Для Рузвельта главный вопрос — о власти. Когда критики обвиняли его, что он не назначил Баруха или другую личность суперцарем, поскольку оберегал свою единоличную власть и опасался соперничества, они были совершенно правы. Частично это связано с характером: как примадонна, Рузвельт не испытывал никакого желания делиться своей ролью надолго. Но в основном здесь имели значение: предусмотрительность, опыт и интуиция. Президент не нуждался в знакомстве с трактатами Макиавелли, чтобы понимать: цена любого делегирования власти или ее уступки — эрозия основной цели президентства, сужение возможности выбора, сомнения в прочности президентской власти, угроза ее репутации. Ему досаждали собственные проблемы.
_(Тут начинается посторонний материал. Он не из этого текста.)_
@@ -1507,6 +1508,24 @@
         }
         L.preslack = c->l2_preslack;
     }
+    L.y0 = nullptr;
+    const char *y0_ev = getenv("QCQPMI_L2_Y0");
+    if (pre && !(y0_ev && atoi(y0_ev) == 0)) {
+        const size_t need = (size_t)((K * R + 15) / 16) * 16 * 16 * (size_t)c->lr_RB;
+        const char *bud_ev = getenv("QCQPMI_L2_Y0_BUDGET_MB");
+        const size_t budget = bud_ev ? (size_t)std::max(0LL, atoll(bud_ev)) << 20 : (size_t)2 << 30;
+        if (need * sizeof(double) <= budget) {
+            if (need > c->l2_y0_cap) {
+                if (c->l2_y0) { HIPCHK(c, spin_sync(c->stream)); (void)hipFree(c->l2_y0); c->l2_y0 = nullptr; c->l2_y0_cap = 0; }
+                size_t fr = 0, tot = 0;
+                if (hipMemGetInfo(&fr, &tot) == hipSuccess && need * sizeof(double) <= fr / 2) {
+                    if ((rc = dev_alloc(c, &c->l2_y0, need, false))) return rc;
+                    c->l2_y0_cap = need;
+                }
+            }
+            if (need <= c->l2_y0_cap) L.y0 = c->l2_y0;
+        }
+    }
     if (c->profile) {
         if (!c->d_life_prof) HIPCHK(c, hipMalloc((void **)&c->d_life_prof, 24 * sizeof(long long)));
         HIPCHK(c, hipMemsetAsync(c->d_life_prof, 0, 24 * sizeof(long long), c->stream));
@@ -1538,7 +1557,7 @@
         const double l0 = stnow();
         (void)hipEventRecord(c->timers[2].beg, c->stream);
         const double l1 = stnow();
-        hipError_t qe = pre ? (hipError_t)cd_life2_prep_launch(c->dp, c->d_life, c->X, K * R, num_iters, tol, c->stream) : hipSuccess;
+        hipError_t qe = pre ? (hipError_t)cd_life2_prep_launch(c->dp, c->d_life, c->X, K * R, num_iters, tol, c->lr_U, c->lr_RB, c->stream) : hipSuccess;
         if (qe == hipSuccess) qe = (hipError_t)cd_life2_launch(qa, nmw, cs2, kind, tiles, (int)wgs, c->stream);
         const double l2 = stnow();
         (void)hipEventRecord(c->timers[2].end, c->stream);
diff --git a/qcqp_amd/csrc/capi_admm.inc b/qcqp_amd/csrc/capi_admm.inc
--- a/qcqp_amd/csrc/capi_admm.inc
+++ b/qcqp_amd/csrc/capi_admm.inc
@@ -520,6 +520,26 @@
     if (threadIdx.x == 0) atomicMax(resid_bits, (unsigned long long)__double_as_longlong(red[0]));
 }
 
+__global__ void zs_resid_dot2_kernel(const double *__restrict__ Mtm, const double *__restrict__ Xtm, int64_t n16, double *__restrict__ Rtm) {
+    const int64_t idx = (int64_t)blockIdx.x * blockDim.x + threadIdx.x;
+    if (idx >= n16 * n16) return;
+    const int64_t t = idx / (n16 * 16), rem = idx % (n16 * 16), i = rem / 16, j = 16 * t + (rem & 15);
+    double s = (i == j) ? 1.0 : 0.0, cmp = 0.0;
+    for (int64_t k = 0; k < n16; k++) {
+        const double a = -Mtm[(k / 16) * n16 * 16 + i * 16 + (k & 15)], b = Xtm[t * n16 * 16 + k * 16 + (j & 15)];
+        const double p = a * b, pe = __builtin_fma(a, b, -p);
+        const double sn = s + p, z = sn - s, se = (s - (sn - z)) + (p - z);
+        s = sn;
+        cmp += pe + se;
+    }
+    Rtm[idx] = s + cmp;
+}
+
+__global__ void zs_add_kernel(double *__restrict__ Xtm, const double *__restrict__ Utm, int64_t tot) {
+    const int64_t idx = (int64_t)blockIdx.x * blockDim.x + threadIdx.x;
+    if (idx < tot) Xtm[idx] += Utm[idx];
+}
+
 int qcqpmi_admm_zsolver_device(qcqpmi_ctx *c, double rho, int64_t max_iter, double *resid_out, int64_t *iters_out) {
     if (!c) return QCQPMI_EINVAL;
     if (!c->finalized) return fail(c, QCQPMI_ESTATE, "admm_zsolver_device: context not finalized");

— Министерство финансов так велико, разветвлено и привержено своему стилю работы, — говорил он Марринеру Экклесу, — что я практически не могу добиться от него нужных дел и результатов, даже при том, что его возглавляет Генри (Моргентау. —
Вопиющее пренебрежение кодексом государственной службы особенно проявилось в ходе встреч Рузвельта с большим числом незаметных чиновников, которых он желал видеть. Попасть к президенту нелегко — его практика приема посетителей непостижима. В конце 1943 года молодой поверенный в делах США в Лисабоне Джордж Кеннан опасался, что требования Государственного департамента к Португалии о предоставлении американским войскам права присутствия на Азорских островах чересчур жестки и способны разозлить Салазара и подтолкнуть Франко в объятия нацистов. Когда Кеннан попытался по собственной инициативе заверить Лисабон, что Соединенные Штаты уважают суверенитет Португалии на всей ее территории, его немедленно вызвали в Вашингтон. Пригласили в Пентагон на встречу в манере, описанной Кларком, со Стимсоном, Ноксом, Маршаллом, исполняющим обязанности государственного секретаря Стеттиниусом и другими высокопоставленными чиновниками. Беседа в военном ведомстве озадачила и напугала Кеннана; казалось, никого не интересуют его прежние отчеты, последующие оценки, факты и проблемы. Испытав холодный прием, он покинул встречу в отчаянии; однако обратился с просьбой о встрече с главой Государственного департамента, который отослал его к Гопкинсу. Тот организовал встречу с президентом. Рузвельт любезно предложил Кеннану сесть и сказал, что не понимает, как может Лиссабон сомневаться в его намерениях относительно Азорских островов. Разве он сам в качестве помощника министра флота не следил лично за демонтажем американских баз на Азорах после минувшей войны? Президент пообещал передать с Кеннаном личное послание Салазару. Кеннана это обрадовало, но в то же время озадачило. А как насчет беседы в Пентагоне?
— Не надо беспокоиться обо всех этих людях, — сказал Рузвельт, сопроводив свои слова поощрительным покачиванием мундштука в зубах.